Top of Given records

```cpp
static int launch_gemm_split_plain(const void* w_frag, const float* w_inv, const float* gate, const float* x, const float* shift,
                                   int32_t act, const float* residual, float* y, int32_t batch, int32_t c_out, int32_t c_in,
                                   int32_t kp, int32_t pixels, int up2_wo, void* stream) {
    if (!w_frag || !w_inv || !x || !y || batch <= 0 || c_out <= 0 || c_in <= 0 || pixels <= 0) return HS_ERR_BAD_ARG;
    if (act < 0 || act > 3) return HS_ERR_BAD_ARG;
    int nwv, ks, nch;
    if (!gemm_split_plan(c_in, nwv, ks, nch)) return HS_ERR_UNSUPPORTED;
    if (kp != nwv * nch * ks * 32 || (ks > 1 && nwv != 8)) return HS_ERR_BAD_ARG;
    if (batch > 65535 || (c_out + 31) / 32 > 65535) return HS_ERR_UNSUPPORTED;
    GemmSplitArgs a{(const _Float16*)w_frag, w_inv, gate, x, shift, residual, y, c_out, c_in, kp / 32, pixels, act, 0, nullptr, up2_wo};
    dim3 grid((pixels + 31) / 32, ((c_out + 15) / 16 + 1) / 2, batch);
    const size_t wgs = (size_t)grid.x * grid.y * grid.z;
    const bool narrow = wgs <= HS_GS_NARROW_MAX_WG && pixels > 16;
    const bool tall = wgs >= HS_GS_TALL_MIN_WG && c_out > 32;
    if (narrow) grid.x = (pixels + 15) / 16;
    if (tall) grid.y = ((c_out + 15) / 16 + 3) / 4;
    const size_t lds = (size_t)nwv * (narrow ? 512 : tall ? 2048 : 1024) * sizeof(float);
    hipStream_t s = (hipStream_t)stream;
    const bool fast = (c_in & 7) == 0 && (pixels & 1) == 0 && c_in >= 8;
#define HS_GS_(KSV, NWV, F) do { \
        if (narrow) hipLaunchKernelGGL((gemm_split_kernel<KSV, NWV, F, 1, 2, 1, false>), grid, dim3(64 * NWV), lds, s, a); \
        else if (tall) hipLaunchKernelGGL((gemm_split_kernel<KSV, NWV, F, 2, 4, 1, false>), grid, dim3(64 * NWV), lds, s, a); \
        else hipLaunchKernelGGL((gemm_split_kernel<KSV, NWV, F, 2, 2, 1, false>), grid, dim3(64 * NWV), lds, s, a); } while (0)
#define HS_GS(KSV, NWV) do { if (fast) HS_GS_(KSV, NWV, true); else HS_GS_(KSV, NWV, false); } while (0)
    if (nch == 2) {
        if (!fast || up2_wo > 0) return HS_ERR_UNSUPPORTED;
        grid.x = (pixels + 15) / 16; grid.y = ((c_out + 15) / 16 + 1) / 2;
        const size_t lds2 = (size_t)8 * 512 * sizeof(float);
#define HS_GS2(KSV) hipLaunchKernelGGL((gemm_split_kernel<KSV, 8, true, 1, 2, 2, false>), grid, dim3(512), lds2, s, a)
        switch (ks) { case 3: HS_GS2(3); break; case 4: HS_GS2(4); break; case 5: HS_GS2(5); break; default: return HS_ERR_UNSUPPORTED; }
#undef HS_GS2
        return launch_status();
    }
    switch (ks) {
        case 1: if (nwv == 2) HS_GS(1, 2); else if (nwv == 4) HS_GS(1, 4); else HS_GS(1, 8); break;
        case 2: HS_GS(2, 8); break;
        case 3: HS_GS(3, 8); break;
        case 4: HS_GS(4, 8); break;
        default: HS_GS(5, 8); break;
    }
#undef HS_GS
#undef HS_GS_
    return launch_status();
}

extern "C" int hs_gemm_split_fwd(const void* w_frag, const float* w_inv, const float* gate, const float* x,
                                 const float* shift, int32_t act, const float* residual, float* y,
                                 int32_t batch, int32_t c_out, int32_t c_in, int32_t kp, int32_t pixels, void* stream) {
    return launch_gemm_split_plain(w_frag, w_inv, gate, x, shift, act, residual, y, batch, c_out, c_in, kp, pixels, 0, stream);
}

extern "C" int hs_gemm_split_up2_fwd(const void* w_frag, const float* w_inv, const float* x, const float* shift, int32_t act,
                                     float* y, int32_t batch, int32_t c_out, int32_t c_in, int32_t kp, int32_t Ho, int32_t Wo,
                                     void* stream) {
    if (Ho <= 0 || Wo <= 0 || (((size_t)y) & 7) != 0) return HS_ERR_BAD_ARG;
    return launch_gemm_split_plain(w_frag, w_inv, nullptr, x, shift, act, nullptr, y, batch, c_out, c_in, kp, Ho * Wo, Wo, stream);
}
// ... 10 lines not shown
extern "C" int hs_gemm_split_conv2x2_fwd(const void* w_frag, const float* w_inv, const float* x, const float* shift, int32_t act,
                                         float* y, float* pool_partial, int32_t batch, int32_t c_out, int32_t c_in, int32_t kp,
                                         int32_t Ho, int32_t Wo, void* stream) {
    if (!w_frag || !w_inv || !x || !y || batch <= 0 || c_out <= 0 || c_in <= 0 || Ho <= 0 || Wo <= 0) return HS_ERR_BAD_ARG;
    if (act < 0 || act > 3) return HS_ERR_BAD_ARG;
    int nwv, ks, nch;
    if (c_in > (1 << 20) || !gemm_split_plan(4 * c_in, nwv, ks, nch) || nwv != 8 || (Wo & 1) || (c_in & 1)) return HS_ERR_UNSUPPORTED;
    if (kp != nwv * nch * ks * 32) return HS_ERR_BAD_ARG;
    if ((((size_t)x) & 15) != 0) return HS_ERR_BAD_ARG;
    const int pixels = Ho * Wo;
    if (batch > 65535 || (c_out + 31) / 32 > 65535) return HS_ERR_UNSUPPORTED;
    GemmSplitArgs a{(const _Float16*)w_frag, w_inv, nullptr, x, shift, nullptr, y, c_out, 4 * c_in, kp / 32, pixels, act, Wo, pool_partial, 0};
    dim3 grid((pixels + 15) / 16, ((c_out + 15) / 16 + 1) / 2, batch);
    const size_t lds = (size_t)8 * 512 * sizeof(float);
    hipStream_t s = (hipStream_t)stream;
#define HS_GP(KSV, NCHV) hipLaunchKernelGGL((gemm_split_kernel<KSV, 8, true, 1, 2, NCHV, true>), grid, dim3(512), lds, s, a)
    switch (ks * 2 + nch - 1) {
        case 2: HS_GP(1, 1); break;
        case 4: HS_GP(2, 1); break;
        case 6: HS_GP(3, 1); break;
        case 8: HS_GP(4, 1); break;
        case 10: HS_GP(5, 1); break;
        case 7: HS_GP(3, 2); break;
        case 9: HS_GP(4, 2); break;
        case 11: HS_GP(5, 2); break;
        default: return HS_ERR_UNSUPPORTED;
    }
#undef HS_GP
    return launch_status();
}
```

### hyperseg_amd/functional.py

```python
import collections
import ctypes as C
import functools
import os
import threading

import torch

from . import _hip
from ._hip import ACT_NONE, ACT_RELU, ACT_RELU6, PAD_MODES

BN_EPS_DEFAULT = 1e-5
DTYPE_CODES = {torch.float32: 0, torch.bfloat16: 1, torch.float16: 2}
S2W_TRAIN_MAX_LAYERS = 8
COSCHEDULE_BANKS = os.environ.get('HS_COSCHEDULE_BANKS', '0') == '1'


def _round_up(n, m):
    return (n + m - 1) // m * m
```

Bottom of Given records

> [Task] The word "fast" appears in how many lines of the records? Give the number only.

> [Result of the exercise] 3